Hard Rain must have been awesomely difficult to make. Water is hard to film around, and here were whole city streets awash, at night and in the rain. The director is Mikael Salomon, a former cameraman, who along with cinematographer Peter Menzies, Jr., does a good job of making everything look convincingly wet. And they stage a jet-ski chase through school corridors that’s an impressive action sequence, unlikely though it may be.
I was in Los Angeles the weekend Hard Rain had its preview, and went to talk to the cast. I found myself asking: Wasn’t there a danger of electrocution when you were standing for weeks in all that water with electrical cables everywhere? That’s not the sort of question you even think about if the story is working. Hey, how about this for a story idea? An actor signs up for a movie about a flood, little realizing that a celebrity stalker, who hates him, has been hired as an electrician on the same picture.
Hav Plenty
(Directed by Christopher Scott Cherot; starring Christopher Scott Cherot, Chenoa Maxwell; 1998)

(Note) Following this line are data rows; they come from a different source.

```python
# ... 124 lines not shown
    "b200tfs_encode_tensor_protos": (C.c_int, [_vp, C.c_int32, C.POINTER(Tensor), _vp, C.c_uint64, _u64p, _u64p]),
    "b200tfs_encode_requests": (C.c_int, [_vp, C.c_int32, C.POINTER(Request), _vp, C.c_uint64, _u64p, _u64p]),
    "b200tfs_encode_requests_async": (C.c_int, [_vp, C.c_int32, C.POINTER(Request), _vp, C.c_uint64]),
    "b200tfs_encode_results": (C.c_int, [_vp, C.c_int32, _u64p, _u64p]),
    "b200tfs_request_frame_deferred": (C.c_int, [C.POINTER(Request), _u64p, _vp, C.c_uint64, _u64p, _u64p, _u64p, _u64p]),
    "b200tfs_parse_responses": (C.c_int, [_vp, _vp, C.c_int32, _u64p, _u64p, C.c_int32, C.POINTER(Output), _i32p,
                                          C.POINTER(ModelSpec), _i32p]),
    "b200tfs_parse_tensor_protos": (C.c_int, [_vp, _vp, C.c_int32, _u64p, _u64p, C.POINTER(Output), _i32p]),
    "b200tfs_output_dims": (C.c_int, [_vp, C.POINTER(Output), C.POINTER(C.c_int64), C.c_int32]),
    "b200tfs_output_runs": (C.c_int, [_vp, C.POINTER(Output), C.POINTER(Run), C.c_int32]),
    "b200tfs_unpack_outputs": (C.c_int, [_vp, _vp, C.c_int32, C.POINTER(Output), _u64p, _vpp, _i32p, _i32p]),
    "b200tfs_decode_responses": (C.c_int, [_vp, _vp, C.c_int32, _u64p, _u64p, _vp, C.c_uint64]),
    "b200tfs_decode_results": (C.c_int, [_vp, C.c_int32, C.POINTER(Output), _i32p, C.POINTER(ModelSpec), _i32p]),
    "b200tfs_decode_stats": (C.c_int, [_vp, _u64p, _u64p, _u64p]),
    "b200tfs_concat_layout": (C.c_int, [_vp, C.c_int32, _u64p, _u64p, C.c_int32, C.POINTER(ConcatKey), C.c_int32]),
    "b200tfs_response_keys": (C.c_int, [_vp, C.c_uint64, C.c_int32, _u64p, C.POINTER(C.c_uint32), _i32p]),
    "b200tfs_decode_concat": (C.c_int, [_vp, _vp, C.c_int32, _u64p, _u64p, C.c_int32, C.POINTER(ConcatKey)]),
    "b200tfs_decode_concat_host_async": (C.c_int, [_vp, _vp, C.c_int32, _u64p, _u64p, C.c_int32, C.POINTER(ConcatKey)]),
    "b200tfs_concat_results": (C.c_int, [_vp, C.c_int32, C.c_int32, C.POINTER(Output), C.POINTER(ModelSpec), _i32p]),
    "b200tfs_padded_layout": (C.c_int, [_vp, C.c_int32, _u64p, _u64p, C.c_int32, C.POINTER(PadKey), C.c_int32]),
    "b200tfs_decode_padded": (C.c_int, [_vp, _vp, C.c_int32, _u64p, _u64p, C.c_int32, C.POINTER(PadKey)]),
    "b200tfs_decode_padded_host_async": (C.c_int, [_vp, _vp, C.c_int32, _u64p, _u64p, C.c_int32, C.POINTER(PadKey)]),
    "b200tfs_padded_results": (C.c_int, [_vp, C.c_int32, C.c_int32, C.POINTER(Output), C.POINTER(ModelSpec), _i32p]),
    "b200tfs_capture_begin": (C.c_int, [_vp]),
    "b200tfs_capture_end": (C.c_int, [_vp, _vpp]),
    "b200tfs_graph_launch": (C.c_int, [_vp, _vp]),
    "b200tfs_graph_destroy": (C.c_int, [_vp]),
    "b200tfs_wait_event": (C.c_int, [_vp, _vp]),
    "b200tfs_encode_requests_host": (C.c_int, [_vp, C.c_int32, C.POINTER(Request), _vp, C.c_uint64, _u64p, _u64p]),
    "b200tfs_encode_requests_host_async": (C.c_int, [_vp, C.c_int32, C.POINTER(Request), _vp, C.c_uint64, _u64p, _u64p]),
    "b200tfs_pipelined_calls": (C.c_int, [_vp, _u64p]),
    "b200tfs_direct_calls": (C.c_int, [_vp, _u64p]),
    "b200tfs_set_pipeline": (C.c_int, [_vp, C.c_uint64, C.c_int32]),
    "b200tfs_set_decode_cast": (C.c_int, [_vp, C.c_int32]),
    "b200tfs_set_decode_varints": (C.c_int, [_vp, C.c_int32]),
    "b200tfs_decode_slot_bytes": (C.c_int, [_vp, C.c_int32, _u64p, _u64p, C.c_int32, _u64p, _i32p]),
    "b200tfs_decode_responses_host_async": (C.c_int, [_vp, _vp, C.c_int32, _u64p, _u64p, _vp, C.c_uint64]),
    "b200tfs_encode_tensor_protos_host": (C.c_int, [_vp, C.c_int32, C.POINTER(Tensor), _vp, C.c_uint64, _u64p, _u64p]),
    "b200tfs_parse_responses_host": (C.c_int, [_vp, _vp, C.c_int32, _u64p, _u64p, C.c_int32, C.POINTER(Output), _i32p,
                                               C.POINTER(ModelSpec), _i32p]),
    "b200tfs_parse_tensor_protos_host": (C.c_int, [_vp, _vp, C.c_int32, _u64p, _u64p, C.POINTER(Output), _i32p]),
    "b200tfs_unpack_outputs_host": (C.c_int, [_vp, C.c_int32, C.POINTER(Output), _u64p, _vpp, _i32p, _i32p]),
    "b200tfs_example_request_size": (C.c_int, [C.POINTER(ExampleRequest), _u64p]),
    "b200tfs_example_arena_size": (C.c_int, [C.c_int32, C.POINTER(ExampleRequest), _u64p]),
    "b200tfs_encode_example_requests_async": (C.c_int, [_vp, C.c_int32, C.POINTER(ExampleRequest), _vp, C.c_uint64]),
    "b200tfs_encode_example_requests_host": (C.c_int, [_vp, C.c_int32, C.POINTER(ExampleRequest), _vp, C.c_uint64, _u64p, _u64p]),
    "b200tfs_example_response_bound": (C.c_int, [C.c_int32, C.c_int32, _u64p, _u64p, _u64p]),
    "b200tfs_decode_example_responses": (C.c_int, [_vp, C.c_int32, _vp, C.c_int32, _u64p, _u64p, _vp, C.c_uint64, _vp, C.c_uint64]),
    "b200tfs_decode_example_responses_host_async": (C.c_int, [_vp, C.c_int32, _vp, C.c_int32, _u64p, _u64p, _vp, C.c_uint64, _vp,
                                                              C.c_uint64]),
    "b200tfs_example_response_results": (C.c_int, [_vp, C.c_int32, C.POINTER(C.c_int64), C.POINTER(ModelSpec), C.POINTER(C.c_int64)]),
}

_lib = None
_lib_lock = threading.Lock()


def load():
    global _lib
    if _lib is not None:
        return _lib
    with _lib_lock:
        if _lib is not None:
            return _lib
        if not os.path.exists(LIB_PATH):
            raise RuntimeError(
# ... 64 lines not shown
```

Baseline: 1429.

## Add dedicated widen kernel for half/bf16-to-float moves and cap plan tile size

```diff
diff --git a/include/b200tfs.h b/include/b200tfs.h
--- a/include/b200tfs.h
+++ b/include/b200tfs.h
@@ -272,6 +272,7 @@
 int b200tfs_pipelined_calls(b200tfs_ctx* ctx, uint64_t* count);
 int b200tfs_direct_calls(b200tfs_ctx* ctx, uint64_t* count);
 int b200tfs_set_pipeline(b200tfs_ctx* ctx, uint64_t min_bytes, int32_t max_slices);
+int b200tfs_set_widen_route(b200tfs_ctx* ctx, int32_t on);
 int b200tfs_encode_tensor_protos_host(b200tfs_ctx* ctx, int32_t n, const b200tfs_tensor* tensors,
                                       void* wire_host, uint64_t wire_cap, uint64_t* rec_off,
                                       uint64_t* rec_len);
diff --git a/min-tfs-client_b200/csrc/codec_host.cpp b/min-tfs-client_b200/csrc/codec_host.cpp
--- a/min-tfs-client_b200/csrc/codec_host.cpp
+++ b/min-tfs-client_b200/csrc/codec_host.cpp
@@ -88,6 +88,7 @@
   Growable arena_dev;
   uint64_t launches = 0;
   uint32_t tile_bytes_override = 0;
+  bool widen_route = true;
   bool capturing = false;
   std::vector<Slot*> graph_slots;
   Growable fused_host;
@@ -551,7 +552,7 @@
   }
 };
 
-uint32_t pick_vec_per_tile(const b200tfs_ctx* c, uint64_t large_bytes, uint64_t max_tile = 65536) {
+uint32_t pick_vec_per_tile(const b200tfs_ctx* c, uint64_t large_bytes, uint64_t max_tile) {
   uint64_t tile = c->tile_bytes_override;
   if (!tile) {
     uint64_t target_tiles = (uint64_t)c->sm_count * 8;
@@ -570,10 +571,11 @@
   uint8_t* plan_dev = nullptr;
   uint64_t image = 0;
   Slot* slot = nullptr;
+  bool widen = false;
 };
 
 int build_plan(b200tfs_ctx* c, PlanBuilder& pb, bool force_dev, BuiltPlan* bp) {
-  const uint32_t vpt = pick_vec_per_tile(c, pb.large_bytes);
+  const uint32_t vpt = pick_vec_per_tile(c, pb.large_bytes, 32768);
   uint64_t n_tiles = 0;
   uint32_t uniform = 0;
   bool is_uniform = !pb.items.empty();
@@ -583,6 +585,7 @@
     it.n_tiles = (uint32_t)t;
     if (&it == &pb.items[0]) uniform = (uint32_t)t; else if (t != uniform) is_uniform = false;
     n_tiles += t;
+    if ((it.op == OP_H2F || it.op == OP_B2F) && !it.gstride) bp->widen = c->widen_route;
   }
   if (!is_uniform) uniform = 0;
   PlanHeader& ph = bp->ph;
@@ -633,7 +636,7 @@
 }
 
 int launch_built_plan(b200tfs_ctx* c, BuiltPlan& bp) {
-  CU(launch_move(bp.plan_dev, bp.host_img, (uint32_t)bp.image, bp.ph.n_tiles, bp.ph.n_small, c->stream));
+  CU(launch_move(bp.plan_dev, bp.host_img, (uint32_t)bp.image, bp.ph.n_tiles, bp.ph.n_small, bp.widen, c->stream));
   c->launches += 1;
   if (bp.slot && bp.slot->done && !c->capturing) { CU(cudaEventRecord(bp.slot->done, c->stream)); bp.slot->pending = true; }
   return B200TFS_OK;
@@ -1889,6 +1892,13 @@
   return B200TFS_OK;
 }
 
+int b200tfs_set_widen_route(b200tfs_ctx* c, int32_t on) {
+  if (!c) return fail(B200TFS_E_ARG, "ctx is NULL");
+  if (on != 0 && on != 1) return fail(B200TFS_E_ARG, "on must be 0 or 1");
+  c->widen_route = on != 0;
+  return B200TFS_OK;
+}
+
 int b200tfs_encode_requests_host(b200tfs_ctx* c, int32_t n, const b200tfs_request* reqs, void* wire_host, uint64_t wire_cap,
                                  uint64_t* rec_off, uint64_t* rec_len) {
   int rc = b200tfs_encode_requests_host_async(c, n, reqs, wire_host, wire_cap, rec_off, rec_len);
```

I’ve grown immune to the information that a movie is “a true story,” but when a movie begins with that promise and a quote from the Bible, I get an uneasy feeling. And when it starts with a “true story,” a Bible quote, and clips from home movies, and photos of several main characters, I wonder if I’m watching a movie or a research project. Amateur writers love to precede their own prose with quotations. I don’t know whether they think it’s a warm-up or a good luck charm.